[Dataset excerpts]

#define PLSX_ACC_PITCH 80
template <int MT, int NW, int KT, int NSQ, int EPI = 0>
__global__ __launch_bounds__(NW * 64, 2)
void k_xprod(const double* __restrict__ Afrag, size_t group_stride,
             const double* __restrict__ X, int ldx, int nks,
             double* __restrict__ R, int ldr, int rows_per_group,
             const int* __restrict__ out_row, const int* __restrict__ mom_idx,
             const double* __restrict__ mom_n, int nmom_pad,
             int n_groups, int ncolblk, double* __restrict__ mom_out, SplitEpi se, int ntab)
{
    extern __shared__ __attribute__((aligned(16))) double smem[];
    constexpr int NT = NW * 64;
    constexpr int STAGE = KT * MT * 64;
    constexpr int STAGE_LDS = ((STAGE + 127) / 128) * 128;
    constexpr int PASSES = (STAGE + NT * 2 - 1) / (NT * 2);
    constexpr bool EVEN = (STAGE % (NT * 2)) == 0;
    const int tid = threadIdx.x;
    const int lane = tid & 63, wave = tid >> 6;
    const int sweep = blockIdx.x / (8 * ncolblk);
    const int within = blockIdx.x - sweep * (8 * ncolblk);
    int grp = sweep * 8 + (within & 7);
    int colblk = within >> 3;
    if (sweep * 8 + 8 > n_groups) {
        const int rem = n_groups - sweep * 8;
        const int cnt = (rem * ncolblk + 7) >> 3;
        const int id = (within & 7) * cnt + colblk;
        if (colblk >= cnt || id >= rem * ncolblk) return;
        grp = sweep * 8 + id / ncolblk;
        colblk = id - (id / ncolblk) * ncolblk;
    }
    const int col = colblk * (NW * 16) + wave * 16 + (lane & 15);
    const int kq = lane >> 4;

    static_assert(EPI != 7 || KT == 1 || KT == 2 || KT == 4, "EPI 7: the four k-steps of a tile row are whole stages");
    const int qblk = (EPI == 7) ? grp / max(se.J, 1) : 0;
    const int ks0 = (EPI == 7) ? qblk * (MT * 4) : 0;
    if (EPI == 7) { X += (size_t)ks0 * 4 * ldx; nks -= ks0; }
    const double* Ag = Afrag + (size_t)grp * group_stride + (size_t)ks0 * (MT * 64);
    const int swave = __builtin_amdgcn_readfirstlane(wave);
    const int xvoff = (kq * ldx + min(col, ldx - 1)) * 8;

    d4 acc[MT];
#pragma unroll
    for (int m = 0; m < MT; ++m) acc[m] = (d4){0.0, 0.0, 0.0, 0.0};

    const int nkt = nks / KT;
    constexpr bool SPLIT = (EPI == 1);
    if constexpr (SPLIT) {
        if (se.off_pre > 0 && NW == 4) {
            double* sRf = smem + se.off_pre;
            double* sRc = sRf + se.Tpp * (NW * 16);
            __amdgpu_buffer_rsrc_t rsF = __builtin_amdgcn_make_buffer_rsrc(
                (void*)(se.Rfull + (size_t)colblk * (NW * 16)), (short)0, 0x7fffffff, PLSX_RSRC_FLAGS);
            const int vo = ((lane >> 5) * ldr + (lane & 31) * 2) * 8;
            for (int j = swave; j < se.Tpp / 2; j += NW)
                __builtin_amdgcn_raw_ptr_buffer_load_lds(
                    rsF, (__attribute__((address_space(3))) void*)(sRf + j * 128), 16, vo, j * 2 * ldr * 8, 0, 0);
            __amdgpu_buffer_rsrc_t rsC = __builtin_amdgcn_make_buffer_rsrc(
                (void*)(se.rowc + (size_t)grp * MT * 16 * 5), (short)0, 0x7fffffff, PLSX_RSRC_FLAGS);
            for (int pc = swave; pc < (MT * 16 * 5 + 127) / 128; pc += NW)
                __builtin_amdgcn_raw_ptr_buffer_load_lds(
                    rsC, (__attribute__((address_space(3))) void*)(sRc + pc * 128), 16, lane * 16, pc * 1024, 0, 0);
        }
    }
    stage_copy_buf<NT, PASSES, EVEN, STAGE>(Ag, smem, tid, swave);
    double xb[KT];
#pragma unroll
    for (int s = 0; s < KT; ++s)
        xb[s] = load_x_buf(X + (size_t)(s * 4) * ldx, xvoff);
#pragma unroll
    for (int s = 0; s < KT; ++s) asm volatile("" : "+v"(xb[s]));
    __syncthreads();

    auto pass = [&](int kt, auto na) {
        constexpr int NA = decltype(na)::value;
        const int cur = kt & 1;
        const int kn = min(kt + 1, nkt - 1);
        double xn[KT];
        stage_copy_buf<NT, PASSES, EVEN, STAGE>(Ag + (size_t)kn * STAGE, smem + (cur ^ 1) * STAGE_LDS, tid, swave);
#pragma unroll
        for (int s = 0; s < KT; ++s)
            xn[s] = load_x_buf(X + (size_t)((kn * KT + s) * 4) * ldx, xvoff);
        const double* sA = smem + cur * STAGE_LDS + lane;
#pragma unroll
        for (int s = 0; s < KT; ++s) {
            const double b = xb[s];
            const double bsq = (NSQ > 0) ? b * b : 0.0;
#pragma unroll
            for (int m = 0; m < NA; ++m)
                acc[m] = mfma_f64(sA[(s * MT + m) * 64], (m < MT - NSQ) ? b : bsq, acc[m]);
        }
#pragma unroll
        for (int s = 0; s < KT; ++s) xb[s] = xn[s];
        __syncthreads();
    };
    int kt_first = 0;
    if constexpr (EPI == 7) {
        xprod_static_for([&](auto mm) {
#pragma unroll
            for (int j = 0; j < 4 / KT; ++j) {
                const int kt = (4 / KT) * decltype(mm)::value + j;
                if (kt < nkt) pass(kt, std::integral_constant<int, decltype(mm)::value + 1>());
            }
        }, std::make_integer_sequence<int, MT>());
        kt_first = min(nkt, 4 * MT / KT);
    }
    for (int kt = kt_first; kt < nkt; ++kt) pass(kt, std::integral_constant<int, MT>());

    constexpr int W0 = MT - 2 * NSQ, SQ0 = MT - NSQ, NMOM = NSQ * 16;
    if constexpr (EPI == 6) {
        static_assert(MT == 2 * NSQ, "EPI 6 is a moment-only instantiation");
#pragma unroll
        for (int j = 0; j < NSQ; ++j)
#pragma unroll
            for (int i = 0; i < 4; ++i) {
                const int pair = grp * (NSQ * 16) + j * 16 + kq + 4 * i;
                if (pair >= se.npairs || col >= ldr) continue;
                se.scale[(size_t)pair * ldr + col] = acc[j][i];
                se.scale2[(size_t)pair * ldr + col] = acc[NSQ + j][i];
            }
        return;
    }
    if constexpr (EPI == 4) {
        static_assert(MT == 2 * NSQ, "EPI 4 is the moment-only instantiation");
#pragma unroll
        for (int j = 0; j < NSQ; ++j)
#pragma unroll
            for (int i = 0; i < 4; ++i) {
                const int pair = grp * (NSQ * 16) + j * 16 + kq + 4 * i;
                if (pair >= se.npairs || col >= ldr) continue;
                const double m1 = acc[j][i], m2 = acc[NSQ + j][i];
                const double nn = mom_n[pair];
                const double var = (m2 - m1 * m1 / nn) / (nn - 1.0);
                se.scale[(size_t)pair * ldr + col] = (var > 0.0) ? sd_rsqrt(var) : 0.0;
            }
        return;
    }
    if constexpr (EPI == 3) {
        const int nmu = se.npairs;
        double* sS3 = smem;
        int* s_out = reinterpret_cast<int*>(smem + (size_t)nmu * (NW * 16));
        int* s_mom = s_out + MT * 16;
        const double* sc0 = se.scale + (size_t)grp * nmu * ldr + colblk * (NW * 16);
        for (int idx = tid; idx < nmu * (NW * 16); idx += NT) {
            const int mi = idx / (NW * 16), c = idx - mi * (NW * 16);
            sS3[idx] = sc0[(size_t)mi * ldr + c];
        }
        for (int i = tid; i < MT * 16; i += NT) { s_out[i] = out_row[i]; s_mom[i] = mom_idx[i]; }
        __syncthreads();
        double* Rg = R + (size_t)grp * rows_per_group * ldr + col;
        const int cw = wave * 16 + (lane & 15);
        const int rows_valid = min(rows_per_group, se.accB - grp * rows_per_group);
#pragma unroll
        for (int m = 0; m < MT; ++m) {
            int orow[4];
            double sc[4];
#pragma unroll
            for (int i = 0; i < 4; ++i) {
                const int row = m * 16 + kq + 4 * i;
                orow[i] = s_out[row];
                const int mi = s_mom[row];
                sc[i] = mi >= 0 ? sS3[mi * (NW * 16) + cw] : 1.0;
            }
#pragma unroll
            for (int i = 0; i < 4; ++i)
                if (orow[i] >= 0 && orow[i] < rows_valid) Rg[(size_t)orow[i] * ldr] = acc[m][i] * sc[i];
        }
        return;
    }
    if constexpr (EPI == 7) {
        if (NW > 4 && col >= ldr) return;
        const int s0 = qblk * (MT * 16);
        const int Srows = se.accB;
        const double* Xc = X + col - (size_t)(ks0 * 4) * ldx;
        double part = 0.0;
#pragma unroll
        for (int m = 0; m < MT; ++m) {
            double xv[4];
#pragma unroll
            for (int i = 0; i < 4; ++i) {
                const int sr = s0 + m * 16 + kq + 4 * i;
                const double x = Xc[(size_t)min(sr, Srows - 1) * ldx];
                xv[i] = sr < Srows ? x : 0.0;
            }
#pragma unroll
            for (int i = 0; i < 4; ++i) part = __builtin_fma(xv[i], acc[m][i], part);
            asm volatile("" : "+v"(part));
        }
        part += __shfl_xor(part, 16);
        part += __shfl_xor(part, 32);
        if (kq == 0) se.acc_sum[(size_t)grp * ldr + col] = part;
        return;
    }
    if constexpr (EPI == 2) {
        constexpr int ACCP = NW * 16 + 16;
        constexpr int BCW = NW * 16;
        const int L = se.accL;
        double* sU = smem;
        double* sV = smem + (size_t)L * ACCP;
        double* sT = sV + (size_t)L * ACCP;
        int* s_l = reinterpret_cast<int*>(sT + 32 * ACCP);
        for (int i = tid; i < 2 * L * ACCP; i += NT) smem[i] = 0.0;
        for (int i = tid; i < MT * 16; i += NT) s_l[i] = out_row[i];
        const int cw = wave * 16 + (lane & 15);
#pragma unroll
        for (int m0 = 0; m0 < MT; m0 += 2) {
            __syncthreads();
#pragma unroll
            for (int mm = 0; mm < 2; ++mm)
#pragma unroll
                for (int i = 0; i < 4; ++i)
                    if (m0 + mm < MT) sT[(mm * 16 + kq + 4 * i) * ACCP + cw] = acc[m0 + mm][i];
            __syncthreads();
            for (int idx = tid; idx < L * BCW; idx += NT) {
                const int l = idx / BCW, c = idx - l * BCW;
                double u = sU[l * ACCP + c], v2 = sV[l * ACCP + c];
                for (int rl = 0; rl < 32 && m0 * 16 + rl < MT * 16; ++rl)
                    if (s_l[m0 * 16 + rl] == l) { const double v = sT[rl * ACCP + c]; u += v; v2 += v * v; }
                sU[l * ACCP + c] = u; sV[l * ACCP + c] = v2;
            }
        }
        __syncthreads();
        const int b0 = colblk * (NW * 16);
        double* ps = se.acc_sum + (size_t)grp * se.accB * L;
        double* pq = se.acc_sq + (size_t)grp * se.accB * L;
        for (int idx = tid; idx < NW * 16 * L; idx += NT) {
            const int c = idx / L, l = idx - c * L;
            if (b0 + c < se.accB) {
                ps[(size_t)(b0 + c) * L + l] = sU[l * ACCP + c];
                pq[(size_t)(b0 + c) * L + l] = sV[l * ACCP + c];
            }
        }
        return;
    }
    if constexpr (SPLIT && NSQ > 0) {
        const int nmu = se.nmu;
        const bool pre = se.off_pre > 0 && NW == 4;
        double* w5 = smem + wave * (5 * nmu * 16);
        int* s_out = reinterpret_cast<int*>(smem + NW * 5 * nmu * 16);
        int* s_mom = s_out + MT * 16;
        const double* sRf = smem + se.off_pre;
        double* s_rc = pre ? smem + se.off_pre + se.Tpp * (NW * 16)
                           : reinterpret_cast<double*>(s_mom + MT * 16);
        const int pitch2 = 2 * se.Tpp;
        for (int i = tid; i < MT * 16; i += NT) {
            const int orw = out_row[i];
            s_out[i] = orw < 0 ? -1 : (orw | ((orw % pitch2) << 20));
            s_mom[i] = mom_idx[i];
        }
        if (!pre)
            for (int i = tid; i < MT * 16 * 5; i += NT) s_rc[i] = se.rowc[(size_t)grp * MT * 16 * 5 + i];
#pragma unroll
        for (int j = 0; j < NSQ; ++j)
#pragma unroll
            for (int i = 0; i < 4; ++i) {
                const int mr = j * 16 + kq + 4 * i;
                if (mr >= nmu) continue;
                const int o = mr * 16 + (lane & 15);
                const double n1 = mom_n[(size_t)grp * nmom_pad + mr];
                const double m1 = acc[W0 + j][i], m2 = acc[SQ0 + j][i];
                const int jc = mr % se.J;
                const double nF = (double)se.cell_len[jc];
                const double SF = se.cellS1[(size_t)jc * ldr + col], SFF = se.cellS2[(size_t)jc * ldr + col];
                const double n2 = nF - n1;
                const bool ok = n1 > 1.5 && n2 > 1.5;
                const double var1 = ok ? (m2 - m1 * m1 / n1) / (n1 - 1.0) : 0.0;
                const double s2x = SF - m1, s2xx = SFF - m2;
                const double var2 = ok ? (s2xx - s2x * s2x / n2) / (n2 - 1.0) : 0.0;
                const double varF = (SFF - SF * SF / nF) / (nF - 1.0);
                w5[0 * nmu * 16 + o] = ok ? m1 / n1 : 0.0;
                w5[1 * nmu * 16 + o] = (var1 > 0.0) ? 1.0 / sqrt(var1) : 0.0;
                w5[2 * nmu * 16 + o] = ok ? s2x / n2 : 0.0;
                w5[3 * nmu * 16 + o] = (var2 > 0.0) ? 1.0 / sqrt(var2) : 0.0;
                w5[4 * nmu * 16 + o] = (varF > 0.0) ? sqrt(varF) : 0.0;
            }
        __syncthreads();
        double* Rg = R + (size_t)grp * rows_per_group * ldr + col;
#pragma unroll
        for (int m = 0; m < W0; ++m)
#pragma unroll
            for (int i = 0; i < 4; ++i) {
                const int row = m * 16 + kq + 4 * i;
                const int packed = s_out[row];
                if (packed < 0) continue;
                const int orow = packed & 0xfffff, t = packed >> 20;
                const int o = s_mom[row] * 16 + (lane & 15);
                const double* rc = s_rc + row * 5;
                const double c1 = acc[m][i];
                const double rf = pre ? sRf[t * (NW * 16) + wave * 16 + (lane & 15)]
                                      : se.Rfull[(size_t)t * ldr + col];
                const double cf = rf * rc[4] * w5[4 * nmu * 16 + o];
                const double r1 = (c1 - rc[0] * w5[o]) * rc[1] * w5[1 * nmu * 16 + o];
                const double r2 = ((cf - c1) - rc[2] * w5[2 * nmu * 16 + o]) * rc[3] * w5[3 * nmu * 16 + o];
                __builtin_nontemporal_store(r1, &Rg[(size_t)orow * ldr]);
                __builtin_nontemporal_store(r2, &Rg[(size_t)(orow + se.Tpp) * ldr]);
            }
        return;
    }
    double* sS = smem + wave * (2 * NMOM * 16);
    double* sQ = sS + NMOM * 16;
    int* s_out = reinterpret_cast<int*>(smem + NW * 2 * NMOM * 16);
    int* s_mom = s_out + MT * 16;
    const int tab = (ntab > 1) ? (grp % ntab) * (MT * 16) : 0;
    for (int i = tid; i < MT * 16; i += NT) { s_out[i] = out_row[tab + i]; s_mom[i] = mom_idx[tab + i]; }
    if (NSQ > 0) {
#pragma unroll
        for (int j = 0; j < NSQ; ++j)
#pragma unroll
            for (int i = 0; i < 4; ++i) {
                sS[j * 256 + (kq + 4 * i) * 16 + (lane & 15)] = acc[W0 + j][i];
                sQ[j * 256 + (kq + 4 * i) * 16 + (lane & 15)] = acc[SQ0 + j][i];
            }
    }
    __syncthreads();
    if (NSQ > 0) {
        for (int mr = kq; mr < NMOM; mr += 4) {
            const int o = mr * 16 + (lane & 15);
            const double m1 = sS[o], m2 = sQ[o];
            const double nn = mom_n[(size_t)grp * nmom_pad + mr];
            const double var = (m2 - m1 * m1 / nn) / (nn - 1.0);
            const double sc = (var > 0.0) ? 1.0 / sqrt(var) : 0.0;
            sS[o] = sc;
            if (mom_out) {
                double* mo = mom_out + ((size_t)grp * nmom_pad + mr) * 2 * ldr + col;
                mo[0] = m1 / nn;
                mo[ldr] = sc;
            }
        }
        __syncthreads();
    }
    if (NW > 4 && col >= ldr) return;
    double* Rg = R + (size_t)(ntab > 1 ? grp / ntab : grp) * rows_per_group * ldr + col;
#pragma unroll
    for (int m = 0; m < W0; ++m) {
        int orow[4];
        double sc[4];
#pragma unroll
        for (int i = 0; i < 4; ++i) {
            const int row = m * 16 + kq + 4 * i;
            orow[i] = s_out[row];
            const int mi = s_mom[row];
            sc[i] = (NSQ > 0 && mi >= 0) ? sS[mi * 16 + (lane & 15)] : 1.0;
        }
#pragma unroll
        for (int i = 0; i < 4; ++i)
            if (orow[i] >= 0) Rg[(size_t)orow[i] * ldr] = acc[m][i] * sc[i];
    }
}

• _WHAT YOU SHOULD DO_
Going back over the entries above, copy word for word every line from the one that has "constexpr int PASSES" on through the one that has "int colblk = within >> 3;".

• _TASK ANSWER_
    constexpr int PASSES = (STAGE + NT * 2 - 1) / (NT * 2);
    constexpr bool EVEN = (STAGE % (NT * 2)) == 0;
    const int tid = threadIdx.x;
    const int lane = tid & 63, wave = tid >> 6;
    const int sweep = blockIdx.x / (8 * ncolblk);
    const int within = blockIdx.x - sweep * (8 * ncolblk);
    int grp = sweep * 8 + (within & 7);
    int colblk = within >> 3;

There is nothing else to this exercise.